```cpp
template <bool DG, bool PRO>
__global__ __launch_bounds__(DgX6S::NT, 2) void upconv_x6s_kernel(const UpK k) {
  typedef DgX6S TL;
  constexpr int FM = TL::FM, FN = TL::FN, WN = TL::WN, BN = TL::BN, BK = TL::BK, NT = TL::NT;
  constexpr int HSIDE = TL::HSIDE, HROWS = TL::HROWS, HPIECES = TL::HPIECES;
  constexpr int H_INS = TL::H_INS, BSTAGE = TL::BSTAGE;
  constexpr int B_HM_INS = TL::B_HM_INS, B_L_INS = TL::B_L_INS;

  extern __shared__ __attribute__((aligned(16))) char smem[];
  char* const hbuf = smem;
  char* const lbuf = smem + TL::HBUF;
  char* const bring = lbuf + TL::LBUF;

  const int tid = threadIdx.x, lane = tid & 63;
  const int wid = __builtin_amdgcn_readfirstlane(tid >> 6);
  const int wm = wid / WN, wn = wid % WN;
  const int R = k.R, Cin = k.Cin, Cout = k.Cout;
  const int bl = xcd_remap(blockIdx.x, k.nblk);
  const int mt = bl / k.nbn, n0 = (bl % k.nbn) * BN;
  const int ptx = R / TL::PW, pty = R / TL::PH;
  const int x0 = (mt % ptx) * TL::PW;
  const int y0 = ((mt / ptx) % pty) * TL::PH;
  const int n = mt / (ptx * pty);
  const int ncb = Cin / BK, nk = TL::NSTEP * ncb;
  const int csrc = k.cin_src, cbs = csrc / BK;
  const char* Whm = (const char*)k.w_split;
  const char* Wl = Whm + (size_t)nk * 2 * Cout * ROWB;
  const size_t hm_step = (size_t)2 * Cout * ROWB, l_step = (size_t)2 * Cout * TL::LROWB;
  const char* zero = (const char*)g_zero16;

  int woff[B_HM_INS + B_L_INS], hoff[H_INS];
#pragma unroll
  for (int j = 0; j < B_HM_INS + B_L_INS; ++j) {
    if (j < B_HM_INS) {
      const int row = (wid * B_HM_INS + j) * 8 + (lane >> 3);
      const int slot = row / BN, c = n0 + row % BN;
      woff[j] = (slot * Cout + c) * ROWB + ((lane & 7) ^ fsw(row)) * 16;
    } else {
      const int row = (wid * B_L_INS + j - B_HM_INS) * 16 + (lane >> 2);
      const int slot = row / BN, c = n0 + row % BN;
      woff[j] = (slot * Cout + c) * TL::LROWB + ((lane & 3) ^ (lsw(row) >> 1)) * 16;
    }
  }
#pragma unroll
  for (int j = 0; j < H_INS; ++j) {
    hoff[j] = -1;
    const int hr = (wid + TL::NW * j) * 8 + (lane >> 3);
    const int hy = hr / HSIDE, hx = hr - (hr / HSIDE) * HSIDE;
    const int y = y0 + hy - (DG ? 0 : 1), x = x0 + hx - (DG ? 0 : 1);
    if (hr < HROWS && y >= 0 && y < R && x >= 0 && x < R)
      hoff[j] = ((n * R + y) * R + x) * csrc + ((lane & 7) ^ fsw(hr)) * 4;
  }
  auto opaque = [](int v) __attribute__((always_inline)) {
    asm volatile("" : "+v"(v));
    return v;
  };
  auto issue_b = [&](int s, int stg) {
    char* dst = bring + stg * BSTAGE;
    const char* hm = Whm + s * hm_step;
    const char* lo = Wl + s * l_step;
#pragma unroll
    for (int j = 0; j < B_HM_INS; ++j)
      __builtin_amdgcn_global_load_lds((gptr_t)(hm + opaque(woff[j])),
                                       (lptr_t)(dst + (wid * B_HM_INS + j) * 1024), 16, 0, 0);
#pragma unroll
    for (int j = 0; j < B_L_INS; ++j)
      __builtin_amdgcn_global_load_lds((gptr_t)(lo + opaque(woff[B_HM_INS + j])),
                                       (lptr_t)(dst + TL::BHM + (wid * B_L_INS + j) * 1024), 16,
                                       0, 0);
  };
  auto issue_halo = [&](int cb) {
    const int sc = cb / cbs;
    const float* xb = (const float*)up_src(k, sc) + (cb - sc * cbs) * BK;
#pragma unroll
    for (int j = 0; j < H_INS; ++j) {
      if (wid + TL::NW * j >= HPIECES) break;
      const int o = opaque(hoff[j]);
      const char* a = o >= 0 ? (const char*)(xb + o) : zero;
      __builtin_amdgcn_global_load_lds((gptr_t)a, (lptr_t)(hbuf + (wid + TL::NW * j) * 1024), 16,
                                       0, 0);
    }
  };
  const bool lrelu_in = k.act_in == MIA_ACT_LRELU_S2;
  auto convert = [&](int cb) {
    for (int c = tid; c < HROWS * 8; c += NT) {
      const int hr = c >> 3, pc = c & 7, lc = pc ^ fsw(hr);
      f32x4 v = *(const f32x4*)(hbuf + hr * ROWB + pc * 16);
      if constexpr (PRO) {
        const float mul = lrelu_in ? SQRT2 : 1.f;
        f32x4 s4 = {1.f, 1.f, 1.f, 1.f};
        if (k.style) s4 = *(const f32x4*)(k.style + (size_t)n * Cin + cb * BK + lc * 4);
#pragma unroll
        for (int e = 0; e < 4; ++e) {
          float f = v[e];
          if (lrelu_in) f = fmaxf(f, 0.2f * f);
          v[e] = f * (s4[e] * mul);
        }
      }
      u32x4 hm;
      u32x2 lo;
      split_quad(v, hm, lo);
      *(u32x4*)(hbuf + hr * ROWB + pc * 16) = hm;
      *(u32x2*)(lbuf + hr * TL::LROWB + ((lc ^ lsw(hr)) << 3)) = lo;
    }
  };

  issue_halo(0);
  issue_b(0, 0);
  asm volatile("s_waitcnt vmcnt(0)" ::: "memory");
  __syncthreads();
  convert(0);
  __syncthreads();

  f32x4 acc[4][FM][FN];
#pragma unroll
  for (int q = 0; q < 4; ++q)
#pragma unroll
    for (int i = 0; i < FM; ++i)
#pragma unroll
      for (int j = 0; j < FN; ++j) acc[q][i][j] = f32x4{0.f, 0.f, 0.f, 0.f};

  for (int cb = 0; cb < ncb; ++cb) {
#pragma unroll
    for (int st = 0; st < TL::NSTEP; ++st) {
      const int ln = opaque(lane);
      const int frow = ln & 15, fq = ln >> 4;
      const int s = cb * TL::NSTEP + st;
      const char* sb = bring + (s & 1) * BSTAGE;
      if (s + 1 < nk) issue_b(s + 1, (s & 1) ^ 1);
      const int jy = up_jy(st), jx = up_jx(st);
#pragma unroll
      for (int h = 0; h < 2; ++h) {
        const int ch = h * 4 + fq;
        u32x4 ahm[FM];
        u32x2 al[FM];
#pragma unroll
        for (int i = 0; i < FM; ++i) {
          const int hr = DG ? (wm * FM + i + jy) * HSIDE + frow + jx
                            : (wm * FM + i + 1 - jy) * HSIDE + frow + 1 - jx;
          ahm[i] = *(const u32x4*)(hbuf + hr * ROWB + ((ch ^ fsw(hr)) << 4));
          al[i] = *(const u32x2*)(lbuf + hr * TL::LROWB + ((ch ^ lsw(hr)) << 3));
        }
#pragma unroll
        for (int slot = 0; slot < 2; ++slot) {
          const int ph = up_phase(st, slot);
          if (ph < 0) continue;
          u32x4 bhm[FN];
          u32x2 blo[FN];
#pragma unroll
          for (int j = 0; j < FN; ++j) {
            const int row = slot * BN + wn * FN * 16 + 16 * j + frow;
            bhm[j] = *(const u32x4*)(sb + row * ROWB + ((ch ^ fsw(row)) << 4));
            blo[j] = *(const u32x2*)(sb + TL::BHM + row * TL::LROWB + ((ch ^ lsw(row)) << 3));
          }
#pragma unroll
          for (int i = 0; i < FM; ++i)
#pragma unroll
            for (int j = 0; j < FN; ++j)
              acc[ph][i][j] = mfma_x6(bhm[j], blo[j], ahm[i], al[i], acc[ph][i][j]);
        }
      }
      asm volatile("s_waitcnt vmcnt(0)" ::: "memory");
      lds_handoff();
      __builtin_amdgcn_sched_barrier(0);
    }
    if (cb + 1 < ncb) {
      issue_halo(cb + 1);
      asm volatile("s_waitcnt vmcnt(0)" ::: "memory");
      __syncthreads();
      convert(cb + 1);
      __syncthreads();
    }
  }

  const int frow = lane & 15, fq = lane >> 4;
  float* __restrict__ Y = (float*)k.t;
  const int TS = DG ? 2 * R : 2 * R + 1;
  float msl[FN][4];
#pragma unroll
  for (int j = 0; j < FN; ++j)
#pragma unroll
    for (int e = 0; e < 4; ++e)
      msl[j][e] = k.mask_slope ? k.mask_slope[n0 + wn * FN * 16 + 16 * j + 4 * fq + e] : 0.f;
#pragma unroll
  for (int ph = 0; ph < 4; ++ph) {
    const int py = ph >> 1, px = ph & 1;
#pragma unroll
    for (int i = 0; i < FM; ++i) {
      const int ty = 2 * (y0 + wm * FM + i) + (DG ? 1 - py : py);
      const int tx = 2 * (x0 + frow) + (DG ? 1 - px : px);
#pragma unroll
      for (int j = 0; j < FN; ++j) {
        const int c = n0 + wn * FN * 16 + 16 * j + 4 * fq;
        const size_t o = ((size_t)(n * TS + ty) * TS + tx) * Cout + c;
        f32x4 v = acc[ph][i][j];
        if (DG && k.mask_a) {
          const f32x4 m = *(const f32x4*)((const float*)k.mask_a + o);
#pragma unroll
          for (int e = 0; e < 4; ++e) v[e] = m[e] > 0.f ? v[e] : msl[j][e] * v[e];
        }
        if (DG && k.accumulate) {
          const f32x4 a = *(const f32x4*)(Y + o);
#pragma unroll
          for (int e = 0; e < 4; ++e) v[e] += a[e];
        }
        *(f32x4*)(Y + o) = v;
      }
    }
  }
}

template <bool DG, bool PRO>
static int launch_upconv_x6s(UpK& k, hipStream_t st) {
  typedef DgX6S TL;
  set_conv_path(DG ? "s2dg_x6s" : "upconv_x6s");
  k.nbn = k.Cout / TL::BN;
  k.nblk = k.N * (k.R / TL::PH) * (k.R / TL::PW) * k.nbn;
  auto fn = upconv_x6s_kernel<DG, PRO>;
  if (const int rc = ensure_dyn_lds((const void*)fn, 80 * 1024); rc != MIA_OK) return rc;
  hipLaunchKernelGGL(fn, dim3(k.nblk), dim3(TL::NT), TL::LDS, st, k);
  return check_launch("upconv_x6s");
}

template <bool DG, bool PRO, bool EARLY, bool PRIO>
static int launch_upconv_x6_e(UpK& k, hipStream_t st) {
  typedef DgX6 TL;
  set_conv_path(DG ? "s2dg_x6" : "upconv_x6");
  k.nbn = k.Cout / TL::BN;
  k.nblk = k.N * (k.R / TL::PH) * (k.R / TL::PW) * k.nbn;
  auto fn = upconv_x6_kernel<DG, PRO, EARLY, PRIO>;
  if (const int rc = ensure_dyn_lds((const void*)fn, 160 * 1024); rc != MIA_OK) return rc;
  hipLaunchKernelGGL(fn, dim3(k.nblk), dim3(TL::NT), TL::LDS, st, k);
  return check_launch("upconv_x6");
}

template <bool DG, bool PRO>
static int launch_upconv_x6(UpK& k, hipStream_t st) {
  if (DG && tune(T_UPCONV_X6S) != 0 && k.Cin <= 512) return launch_upconv_x6s<DG, PRO>(k, st);
  return launch_upconv_x6_e<DG, PRO, true, false>(k, st);
}

static bool upconv_x6_ok(const UpK& k, int dtype) {
#ifdef MIA_F32_NATIVE
  (void)k;
  (void)dtype;
  return false;
#else
  if (tune(T_UPCONV_X6) == 0) return false;
  return dtype == MIA_F32 && k.w_split && k.R % DgX6::PH == 0 && k.Cout % DgX6::BN == 0 &&
         k.Cin % DgX6::BK == 0;
#endif
}

static bool s2dg_x6_ok(const UpK& k, int dtype) {
#ifdef MIA_F32_NATIVE
  (void)k;
  (void)dtype;
  return false;
#else
  if (tune(T_S2DG_X6) == 0) return false;
  return dtype == MIA_F32 && k.w_split && k.R % DgX6::PH == 0 && k.Cout % DgX6::BN == 0 &&
         k.cin_src % DgX6::BK == 0;
#endif
}

bool s2_dgrad_halo_eligible(int dtype, int R, int Cg, int Cx) {
  if (tune(T_S2DG_HALO) == 0) return false;
  (void)dtype;
  return R % 16 == 0 && Cg % 64 == 0 && Cx % HaloUp::BN == 0 &&
         (int64_t)4 * R * R < (1LL << 31);
}

}

using namespace mia;

extern "C" int mia_conv_s2_dgrad_halo_multi(const void* const* g, int ng, const void* w_halo,
                                            const void* w_split, void* gx, int N, int R, int Cg,
                                            int Cx, const void* mask_a, const float* mask_slope,
                                            int accumulate, int dtype, void* stream) {
  MIA_CHECK_ARG(g && ng >= 1 && ng <= UP_MAX_SRC && w_halo && gx && N > 0, "bad args");
  for (int i = 0; i < ng; ++i) MIA_CHECK_ARG(g[i], "null source tensor");
  MIA_CHECK_ARG(s2_dgrad_halo_eligible(dtype, R, Cg, Cx),
                "needs R % 16 == 0, Cg % 64 == 0, Cx % 64 == 0 "
                "(use mia_conv2d phase groups otherwise)");
  MIA_CHECK_ARG((int64_t)N * R * R * Cg < (1LL << 31), "input too large for 32-bit offsets");
  UpK k = {};
  k.x = g[0]; k.w = w_halo; k.t = gx; k.mask_a = mask_a; k.mask_slope = mask_slope;
  k.N = N; k.R = R; k.Cin = ng * Cg; k.Cout = Cx; k.accumulate = accumulate;
  for (int i = 0; i < ng; ++i) k.xs[i] = g[i];
  k.cin_src = Cg;
  k.w_split = w_split;
  if (s2dg_x6_ok(k, dtype)) return launch_upconv_x6<true, false>(k, (hipStream_t)stream);
  MIA_DISPATCH_DTYPE(dtype, T, return launch_upconv_halo<T, false, true>(k, (hipStream_t)stream));
  return set_error("s2_dgrad_halo: unknown dtype");
}


extern "C" int mia_conv_s2_dgrad_halo(const void* g, const void* w_halo, void* gx, int N, int R,
                                      int Cg, int Cx, const void* mask_a, const float* mask_slope,
                                      int accumulate, int dtype, void* stream) {
  const void* gs[1] = {g};
  return mia_conv_s2_dgrad_halo_multi(gs, 1, w_halo, nullptr, gx, N, R, Cg, Cx, mask_a,
                                      mask_slope, accumulate, dtype, stream);
// ... 2 lines not shown
```

adversarial-attacks-on-gan-based-image-fusion_amd/csrc/mia_common.h:

```cpp
#pragma once
#include <hip/hip_runtime.h>
#include <stdint.h>
#include <string>

#include "../../include/miattack.h"

namespace mia {

typedef __attribute__((ext_vector_type(4))) float f32x4;
typedef __attribute__((ext_vector_type(8))) _Float16 f16x8;
typedef __attribute__((ext_vector_type(8))) __bf16 bf16x8;

template <typename T> struct Vec;
template <> struct Vec<float> { typedef f32x4 type; static constexpr int N = 4; };
template <> struct Vec<_Float16> { typedef f16x8 type; static constexpr int N = 8; };
template <> struct Vec<__bf16> { typedef bf16x8 type; static constexpr int N = 8; };

__device__ __forceinline__ float to_f(float v) { return v; }
__device__ __forceinline__ float to_f(_Float16 v) { return (float)v; }
__device__ __forceinline__ float to_f(__bf16 v) { return (float)v; }
template <typename T> __device__ __forceinline__ T from_f(float v);
template <> __device__ __forceinline__ float from_f<float>(float v) { return v; }
template <> __device__ __forceinline__ _Float16 from_f<_Float16>(float v) { return (_Float16)v; }
template <> __device__ __forceinline__ __bf16 from_f<__bf16>(float v) { return (__bf16)v; }

constexpr float SQRT2 = 1.41421356237309504880f;

__device__ __forceinline__ float lrelu_s2(float v) { return (v > 0.f ? v : 0.2f * v) * SQRT2; }
__device__ __forceinline__ float lrelu_s2_grad(float pre) { return pre > 0.f ? SQRT2 : 0.2f * SQRT2; }
__device__ __forceinline__ float lrelu_s2_inv_grad(float pre) {
  return pre > 0.f ? 0.70710678118654752f : 3.5355339059327376f;
}

#define MIA_DPP(v, ctrl) \
  __builtin_bit_cast(float, __builtin_amdgcn_mov_dpp(__builtin_bit_cast(int, (v)), (ctrl), 0xf, 0xf, false))
__device__ __forceinline__ void lds_handoff() {
  asm volatile("s_waitcnt lgkmcnt(0)\n\ts_barrier" ::: "memory");
}

__device__ __forceinline__ float row16_sum(float v) {
  v += MIA_DPP(v, 0xB1);
  v += MIA_DPP(v, 0x4E);
  v += MIA_DPP(v, 0x141);
  v += MIA_DPP(v, 0x140);
  return v;
}

__device__ __forceinline__ float wave_sum(float v) {
#pragma unroll
  for (int o = 32; o > 0; o >>= 1) v += __shfl_xor(v, o, 64);
  return v;
}

int set_error(const std::string& msg);
int check_launch(const char* what);

int device_cu_count();
int ensure_dyn_lds(const void* fn, int bytes);
int max_blocks_per_cu(const void* fn, int threads, size_t dyn_lds);

enum TuneKey {
  T_CONV_HALO,
  T_CONV_X6,
  T_HALO_EPI,
  T_X6_UNR,
  T_CONV_THIN,
  T_CONV_THIN32,
  T_CONV_WRES,
  T_CONV_REGEPI,
  T_CONV_SMALLTILE,
  T_S2DG_X6,
  T_S2DG_HALO,
  T_UPCONV_X6,
  T_UPCONV_HALO,
  T_CONV_WRES32,
  T_HALO_C64,
  T_X6_64S,
  T_UPCONV_X6S,
  T_CONV_WRES128,
  T_X6_STAGGER,
  T_NKEYS
};
int tune(TuneKey key);

struct RedQ {
  float* dst[3];
  float* part;
  int nslots, count;
};
float* red_scratch(hipStream_t st, size_t bytes);
int red_begin(RedQ& r, float* d0, float* d1, float* d2, int nslots, int count, hipStream_t st,
              bool zero = false);
int red_finish(const RedQ& r, hipStream_t st);

__device__ __forceinline__ void red_store(float* part, int nslots, int count, int q, int slot,
                                          int i, float v) {
  part[((size_t)q * nslots + slot) * count + i] = v;
}

}
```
┄┄┄┄┄┄┄┄┄┄┄┄┄┄┄┄┄┄┄┄
■ Task description ■
Check every line of the entries above, and copy those that carry the string "Cout".

■ Exercise output ■
  const int R = k.R, Cin = k.Cin, Cout = k.Cout;
  const char* Wl = Whm + (size_t)nk * 2 * Cout * ROWB;
  const size_t hm_step = (size_t)2 * Cout * ROWB, l_step = (size_t)2 * Cout * TL::LROWB;
      woff[j] = (slot * Cout + c) * ROWB + ((lane & 7) ^ fsw(row)) * 16;
      woff[j] = (slot * Cout + c) * TL::LROWB + ((lane & 3) ^ (lsw(row) >> 1)) * 16;
        const size_t o = ((size_t)(n * TS + ty) * TS + tx) * Cout + c;
  k.nbn = k.Cout / TL::BN;
  k.nbn = k.Cout / TL::BN;
  return dtype == MIA_F32 && k.w_split && k.R % DgX6::PH == 0 && k.Cout % DgX6::BN == 0 &&
  return dtype == MIA_F32 && k.w_split && k.R % DgX6::PH == 0 && k.Cout % DgX6::BN == 0 &&
  k.N = N; k.R = R; k.Cin = ng * Cg; k.Cout = Cx; k.accumulate = accumulate;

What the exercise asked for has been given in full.